【オススメ】 西義之/ぼっけさん

ぼっけさん (1) (ジャンプコミックス)
■ 【オススメ】目立たないよう、空気でいようとした少年は、 幼馴染のためにヒーローになる。
少年は無口な美少年。言葉をしゃべるところを殆どの 同級生が見たことがない。そんな彼と親しくしているのが活発な美少女。 彼女が彼の秘密を知っている。彼が超能力を使えることを。
そもそもは彼女を救うために使った力。しかしそれが派手な場面だったために 注目を集め、マスコミにさらされた挙句、詐欺師扱いあるいはモンスター扱い をされた。それがトラウマになった彼はその能力を隠して生きることにした、 のだが。彼女が窮地に陥れば、見て見ぬふりなどできやしない。

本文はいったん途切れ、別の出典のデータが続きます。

int launch_sequential_sums(dliom_ctx* ctx, int method, const GridView& gv, const dliom_cloud& cloud, const float4* d_rot,
                           int R, const float* d_trans, const unsigned* d_list, const unsigned* d_count, unsigned count,
                           DevBuf* scratch, float* d_ksums) {
  const float k_scale = kValueToProbabilityScale, k_offset = kValueToProbabilityOffset, k_unknown = kUnknownProbability;
  const int n = static_cast<int>(cloud.n);
  const int n_stride = (n + 7) & ~7;
  const size_t scan_lds = static_cast<size_t>(n_stride) * 2;
  if (method == 0 || scan_lds > 128 * 1024 || count > 65535) {
    hipLaunchKernelGGL(rtcsm_rescore_kernel, dim3(count), dim3(256), 0, ctx->stream, gv, cloud.d_x, cloud.d_y, cloud.d_z, n,
                       d_rot, R, d_trans, d_list, d_count, k_scale, k_offset, k_unknown, d_ksums);
    DLIOM_HIP_TRY(hipGetLastError());
    return DLIOM_OK;
  }
  const int num_chunks = (n + kChunk - 1) / kChunk;
  const ScratchLayout at = scratch_layout(count, n);
  DLIOM_TRY(scratch->reserve(at.bytes));
  char* base = static_cast<char*>(scratch->p);
  unsigned short* d_values = reinterpret_cast<unsigned short*>(base);
  double* d_chunk_sums = method == 2 ? reinterpret_cast<double*>(base + at.sums_at) : nullptr;
  ChunkFns* d_fns = reinterpret_cast<ChunkFns*>(base + at.fns_at);
  hipLaunchKernelGGL(rtcsm_rescore_values_kernel, dim3((n_stride + 255) / 256, count), dim3(256), 0, ctx->stream, gv,
                     cloud.d_x, cloud.d_y, cloud.d_z, n, n_stride, d_rot, R, d_trans, d_list, d_count, d_values, k_scale,
                     k_offset, k_unknown, d_chunk_sums, num_chunks);
  if (method == 2) {
    hipLaunchKernelGGL(rtcsm_rescore_chunk_fns_kernel, dim3((num_chunks + 3) / 4, count), dim3(256), 0, ctx->stream, d_values,
                       n, n_stride, k_scale, k_offset, k_unknown, d_count, d_chunk_sums, num_chunks, d_fns);
    hipLaunchKernelGGL(rtcsm_rescore_chunk_scan_kernel, dim3(count), dim3(kScanThreads), scan_lds, ctx->stream, d_values, n,
                       n_stride, k_scale, k_offset, k_unknown, d_count, d_fns, num_chunks, d_ksums);
  } else {
    hipLaunchKernelGGL(rtcsm_rescore_scan_kernel, dim3(count), dim3(kScanThreads), scan_lds, ctx->stream, d_values, n, n_stride,
                       k_scale, k_offset, k_unknown, d_count, d_ksums);
  }
  DLIOM_HIP_TRY(hipGetLastError());
  return DLIOM_OK;
}

int sequential_probability_sums(dliom_ctx* ctx, const dliom_cloud& cloud, const dliom_grid* grid, const float* poses7,
                                int k, float* sums) {
  if (k <= 0 || k > 65535 || cloud.n <= 0) return DLIOM_ERR_INVALID_ARGUMENT;
  const size_t K = static_cast<size_t>(k);
  const size_t rot_bytes = align256(K * 16), trans_bytes = align256(K * 12), list_bytes = align256(K * 4);
  DLIOM_TRY(ctx->bounds.reserve(rot_bytes + trans_bytes + list_bytes));
  std::vector<char> host(rot_bytes + trans_bytes + list_bytes, 0);
  float* hr = reinterpret_cast<float*>(host.data());
  float* ht = reinterpret_cast<float*>(host.data() + rot_bytes);
  unsigned* hl = reinterpret_cast<unsigned*>(host.data() + rot_bytes + trans_bytes);
  for (size_t i = 0; i < K; ++i) {
    const float* p = poses7 + 7 * i;
    hr[4 * i] = p[3];
    hr[4 * i + 1] = p[4];
    hr[4 * i + 2] = p[5];
    hr[4 * i + 3] = p[6];
    ht[3 * i] = p[0];
    ht[3 * i + 1] = p[1];
    ht[3 * i + 2] = p[2];
    hl[i] = static_cast<unsigned>(i * K + i);
  }
  char* base = static_cast<char*>(ctx->bounds.p);
  DLIOM_HIP_TRY(hipMemcpyAsync(base, host.data(), host.size(), hipMemcpyHostToDevice, ctx->stream));
  const float4* d_rot = reinterpret_cast<const float4*>(base);
  const float* d_trans = reinterpret_cast<const float*>(base + rot_bytes);
  const unsigned* d_list = reinterpret_cast<const unsigned*>(base + rot_bytes + trans_bytes);
  DLIOM_TRY(ctx->rescore.reserve(list_bytes));
  float* d_ksums = ctx->rescore.as<float>();
  DLIOM_TRY(launch_sequential_sums(ctx, kRescoreMethod, grid->view(), cloud, d_rot, k, d_trans, d_list, nullptr,
                                   static_cast<unsigned>(k), &ctx->misc, d_ksums));
  if (K <= 1024) {
    const GatherJob job{d_ksums, static_cast<unsigned>(K)};
    static_assert(1024 * 4 <= kPinSequentialSums.bytes, "the sums fit their region");
    float* h = pinned_at<float>(ctx, kPinSequentialSums);
    DLIOM_TRY(gather_and_wait(ctx, &job, 1, h));
    std::memcpy(sums, h, K * 4);
    return DLIOM_OK;
  }
  DLIOM_HIP_TRY(hipMemcpyAsync(sums, d_ksums, K * 4, hipMemcpyDeviceToHost, ctx->stream));
  DLIOM_HIP_TRY(hipStreamSynchronize(ctx->stream));
  ++ctx->host_syncs;
  return DLIOM_OK;
}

そんな超能力話のフォーマットで進む物語だが、それをぼっけさんという 八百万の神、人間から変じた異能者というものに結びつけ 純和風なものに仕立て上げる。能力を持つものは人間から異形の姿に。
事件に巻き込まれた形で発動した少年の力。 目覚めたばかりであるのに、その力は最上級。 土地の神の南北での諍い、という大きな話のなかで、主人公たちは どんな騒動に巻き込まれているのか全体像が見えないままだが、 その中で、大切なひとを守ろうとし、一方で死ぬこと傷つくことはもちろん、 自分の力が暴走して元の姿に戻れなくなることを怖がるという、 生々しいヒーローの様子は興味深い。
力を持った主人公に、幼馴染の美少女、 さらに新たに出来た友人が行動を共にする、という スタイルは少年漫画の典型であるのだが、 定番に則ったつくりでも、いやだからこそかもしれないが、 十分に面白い作品になるのだ、という一例。 上巻であり、次に出る下巻で終了、そのコンパクトさも、 魅力−と言いたいが打ち切りだったりするのかなぁ。 個人的には、「 ムヒョとロージー 」よりも面白いと思ったのですが。「上巻」ですが ご紹介。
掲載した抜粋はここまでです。